▶ _GIVEN ENTRIES_:
# BatsResearch/menghini-neurips23-code

Measured on AMD Instinct MI355X. Metric: images/sec CLIP ViT-B/16 encode+prompt-step, higher is better.
Workload: dtype f16

## Files before the change

### menghini-neurips23-code_amd/csrc/attention_split.hip

```cpp
#include <math.h>

#include "common.h"

__device__ __forceinline__ int vt_index_fwd_s(int key, int d) { return vt_index(key, ((d >> 2) & 3) * 16 + (d >> 4) * 4 + (d & 3)); }

__device__ __forceinline__ void split8(const f32x4 a, const f32x4 b, half8& hi, half8& lo) {
    half4 h0, l0, h1, l1;
    split_f16x4(a, h0, l0);
    split_f16x4(b, h1, l1);
    hi = (half8){h0[0], h0[1], h0[2], h0[3], h1[0], h1[1], h1[2], h1[3]};
    lo = (half8){l0[0], l0[1], l0[2], l0[3], l1[0], l1[1], l1[2], l1[3]};
}

template <int KVC, bool CAUSAL, int NW>
__global__ __launch_bounds__(NW * 64) void attn_fwd_split_kernel(const float* __restrict__ qkv, half_t* __restrict__ out, int S, int H) {
    constexpr int SP = KVC * 32;
    constexpr float LOG2E = 1.4426950408889634f;
    constexpr float INV = 1.0f / (float)GRIP_SPLIT_LO_SCALE;
    extern __shared__ __attribute__((aligned(16))) char smem[];
    half_t* Kh = (half_t*)smem;
    half_t* Kl = Kh + SP * 64;
    half_t* Vh = Kl + SP * 64;
    half_t* Vl = Vh + SP * 64;

    const int tid = threadIdx.x, lane = tid & 63, wave = tid >> 6;
    const int D = H * 64;
    const int b = blockIdx.x / H, h = blockIdx.x - b * H;
    const size_t ld = (size_t)3 * D;
    const float* base = qkv + (size_t)b * S * ld + h * 64;
    const int li = lane & 15, lg = lane >> 4;
    const int n_qt = (S + 15) >> 4;

    for (int idx = tid; idx < SP * 8; idx += NW * 64) {
        const int row = idx >> 3, chunk = idx & 7;
        f32x4 a = {0.f, 0.f, 0.f, 0.f}, c = {0.f, 0.f, 0.f, 0.f};
        if (row < S) {
            const f32x4* p = (const f32x4*)(base + (size_t)row * ld + D + chunk * 8);
            a = p[0];
            c = p[1];
        }
        half8 hi, lo;
        split8(a, c, hi, lo);
        const int o = row * 64 + ((chunk ^ (row & 7)) * 8);
        *(half8*)(Kh + o) = hi;
        *(half8*)(Kl + o) = lo;
    }
    for (int idx = tid; idx < ((SP / 2 + 31) / 32) * 256; idx += NW * 64) {
        const int lane_rp = idx & 31, chunk = ((idx >> 5) & 1) + 2 * ((idx >> 6) & 3), rblk = idx >> 8;
        const int r0 = 2 * (rblk * 32 + lane_rp);
        if (r0 >= SP) continue;
        f32x4 z = {0.f, 0.f, 0.f, 0.f};
        f32x4 a0 = z, a1 = z, b0 = z, b1 = z;
        if (r0 < S) { const f32x4* p = (const f32x4*)(base + (size_t)r0 * ld + 2 * D + chunk * 8); a0 = p[0]; a1 = p[1]; }
        if (r0 + 1 < S) { const f32x4* p = (const f32x4*)(base + (size_t)(r0 + 1) * ld + 2 * D + chunk * 8); b0 = p[0]; b1 = p[1]; }
        half8 h0, l0, h1, l1;
        split8(a0, a1, h0, l0);
        split8(b0, b1, h1, l1);
#pragma unroll
        for (int j = 0; j < 8; ++j) {
            const int o = vt_index_fwd_s(r0, chunk * 8 + j);
            *(half2v*)(Vh + o) = (half2v){h0[j], h1[j]};
            *(half2v*)(Vl + o) = (half2v){l0[j], l1[j]};
        }
    }
    __syncthreads();

    for (int qt = wave; qt < n_qt; qt += NW) {
        asm volatile("" ::: "memory");
        const int qrow = qt * 16 + li;
        const int qr = qrow < S ? qrow : S - 1;
        half8 qh[2], ql[2];
#pragma unroll
        for (int kk = 0; kk < 2; ++kk) {
            const f32x4* p = (const f32x4*)(base + (size_t)qr * ld + (kk * 4 + lg) * 8);
            split8(p[0] * 0.125f, p[1] * 0.125f, qh[kk], ql[kk]);
        }
        f32x4 sc[2 * KVC];
        float m = -INFINITY;
#pragma unroll
        for (int t = 0; t < 2 * KVC; ++t) {
            f32x4 acc = {0.f, 0.f, 0.f, 0.f}, cor = {0.f, 0.f, 0.f, 0.f};
#pragma unroll
            for (int kk = 0; kk < 2; ++kk) {
                const int o = (t * 16 + li) * 64 + (((kk * 4 + lg) ^ (lane & 7)) * 8);
                const half8 kh = *(const half8*)(Kh + o), kl = *(const half8*)(Kl + o);
                acc = __builtin_amdgcn_mfma_f32_16x16x32_f16(kh, qh[kk], acc, 0, 0, 0);
                cor = __builtin_amdgcn_mfma_f32_16x16x32_f16(kl, qh[kk], cor, 0, 0, 0);
                cor = __builtin_amdgcn_mfma_f32_16x16x32_f16(kh, ql[kk], cor, 0, 0, 0);
            }
            acc += cor * INV;
            if (CAUSAL || t >= 2 * (KVC - 1)) {
#pragma unroll
                for (int r = 0; r < 4; ++r) {
                    const int kv = t * 16 + lg * 4 + r;
                    if (kv >= S || (CAUSAL && kv > qrow)) acc[r] = -INFINITY;
                }
            }
            m = fmaxf(fmaxf(fmaxf(m, acc[0]), fmaxf(acc[1], acc[2])), acc[3]);
            sc[t] = acc;
        }
        m = fmaxf(m, __shfl_xor(m, 16));
        m = fmaxf(m, __shfl_xor(m, 32));
        const float m2 = m * LOG2E;
#pragma unroll
        for (int t = 0; t < 2 * KVC; ++t)
#pragma unroll
            for (int r = 0; r < 4; ++r) sc[t][r] = __builtin_amdgcn_exp2f(__builtin_fmaf(sc[t][r], LOG2E, -m2));

        const half8 ones = {1, 1, 1, 1, 1, 1, 1, 1};
        f32x4 sum_h = {0.f, 0.f, 0.f, 0.f}, sum_l = {0.f, 0.f, 0.f, 0.f};
        f32x4 o[4], oc[4];
#pragma unroll
        for (int nf = 0; nf < 4; ++nf) { o[nf] = (f32x4){0.f, 0.f, 0.f, 0.f}; oc[nf] = (f32x4){0.f, 0.f, 0.f, 0.f}; }
#pragma unroll
        for (int c = 0; c < KVC; ++c) {
            half8 ph, pl;
            split8(sc[2 * c], sc[2 * c + 1], ph, pl);
#pragma unroll
            for (int nf = 0; nf < 4; ++nf) {
                const int vo = (c * 4 + nf) * 512 + (lg * 16 + (li ^ lg)) * 8;
                const half8 vh = *(const half8*)(Vh + vo), vl = *(const half8*)(Vl + vo);
                o[nf] = __builtin_amdgcn_mfma_f32_16x16x32_f16(vh, ph, o[nf], 0, 0, 0);
                oc[nf] = __builtin_amdgcn_mfma_f32_16x16x32_f16(vl, ph, oc[nf], 0, 0, 0);
                oc[nf] = __builtin_amdgcn_mfma_f32_16x16x32_f16(vh, pl, oc[nf], 0, 0, 0);
            }
            sum_h = __builtin_amdgcn_mfma_f32_16x16x32_f16(ones, ph, sum_h, 0, 0, 0);
            sum_l = __builtin_amdgcn_mfma_f32_16x16x32_f16(ones, pl, sum_l, 0, 0, 0);
        }
        if (qrow < S) {
            const float inv = 1.0f / (sum_h[0] + sum_l[0] * INV);
            half_t* orow = out + (size_t)((size_t)b * S + qrow) * 2 * D;
            const int col = h * 64 + lg * 16;
            half_t* op = orow + (col >> 5) * 64 + (col & 31);
            half8 hi0, lo0, hi1, lo1;
            split8((o[0] + oc[0] * INV) * inv, (o[1] + oc[1] * INV) * inv, hi0, lo0);
            split8((o[2] + oc[2] * INV) * inv, (o[3] + oc[3] * INV) * inv, hi1, lo1);
            *(half8*)op = hi0;
            *(half8*)(op + 8) = hi1;
            *(half8*)(op + 32) = lo0;
            *(half8*)(op + 40) = lo1;
        }
    }
}

bool attention_split_supported(int S) { return S >= 1 && S <= 320; }

int launch_attention_fwd_split(const float* qkv, void* out, int B, int S, int H, int causal, hipStream_t s) {
    GRIP_REQUIRE(attention_split_supported(S) && B >= 1 && H >= 1, "attention_split: bad shape B=%d S=%d H=%d (S <= 320)", B, S, H);
    const int kvc = (S + 31) / 32;
    const size_t lds = (size_t)4 * kvc * 32 * 64 * sizeof(half_t);
#define GRIP_ATT_CASE(K)                                                                                                                     \
    case K: {                                                                                                                                \
        static bool configured = false;                                                                                                      \
        if (!configured) {                                                                                                                   \
            GRIP_CHECK_HIP(hipFuncSetAttribute((const void*)attn_fwd_split_kernel<K, false, (K >= 4 ? 8 : 4)>, hipFuncAttributeMaxDynamicSharedMemorySize, (int)lds)); \
            GRIP_CHECK_HIP(hipFuncSetAttribute((const void*)attn_fwd_split_kernel<K, true, (K >= 4 ? 8 : 4)>, hipFuncAttributeMaxDynamicSharedMemorySize, (int)lds));  \
            configured = true;                                                                                                               \
        }                                                                                                                                    \
        if (causal) hipLaunchKernelGGL((attn_fwd_split_kernel<K, true, (K >= 4 ? 8 : 4)>), dim3(B * H), dim3((K >= 4 ? 8 : 4) * 64), lds, s, qkv, (half_t*)out, S, H); \
        else hipLaunchKernelGGL((attn_fwd_split_kernel<K, false, (K >= 4 ? 8 : 4)>), dim3(B * H), dim3((K >= 4 ? 8 : 4) * 64), lds, s, qkv, (half_t*)out, S, H);       \
    } break;
    switch (kvc) {
        GRIP_ATT_CASE(1) GRIP_ATT_CASE(2) GRIP_ATT_CASE(3) GRIP_ATT_CASE(4) GRIP_ATT_CASE(5)
        GRIP_ATT_CASE(6) GRIP_ATT_CASE(7) GRIP_ATT_CASE(8) GRIP_ATT_CASE(9) GRIP_ATT_CASE(10)
        default: GRIP_REQUIRE(false, "attention_split: S = %d out of range", S);
    }
#undef GRIP_ATT_CASE
    GRIP_CHECK_HIP(hipGetLastError());
    return GRIP_OK;
}
```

▶ _PROBLEM DESCRIPTION_:
Return only those lines of the records that contain the string "void".

▶ _EXERCISE OUTPUT_:
__device__ __forceinline__ void split8(const f32x4 a, const f32x4 b, half8& hi, half8& lo) {
__global__ __launch_bounds__(NW * 64) void attn_fwd_split_kernel(const float* __restrict__ qkv, half_t* __restrict__ out, int S, int H) {
int launch_attention_fwd_split(const float* qkv, void* out, int B, int S, int H, int causal, hipStream_t s) {
            GRIP_CHECK_HIP(hipFuncSetAttribute((const void*)attn_fwd_split_kernel<K, false, (K >= 4 ? 8 : 4)>, hipFuncAttributeMaxDynamicSharedMemorySize, (int)lds)); \
            GRIP_CHECK_HIP(hipFuncSetAttribute((const void*)attn_fwd_split_kernel<K, true, (K >= 4 ? 8 : 4)>, hipFuncAttributeMaxDynamicSharedMemorySize, (int)lds));  \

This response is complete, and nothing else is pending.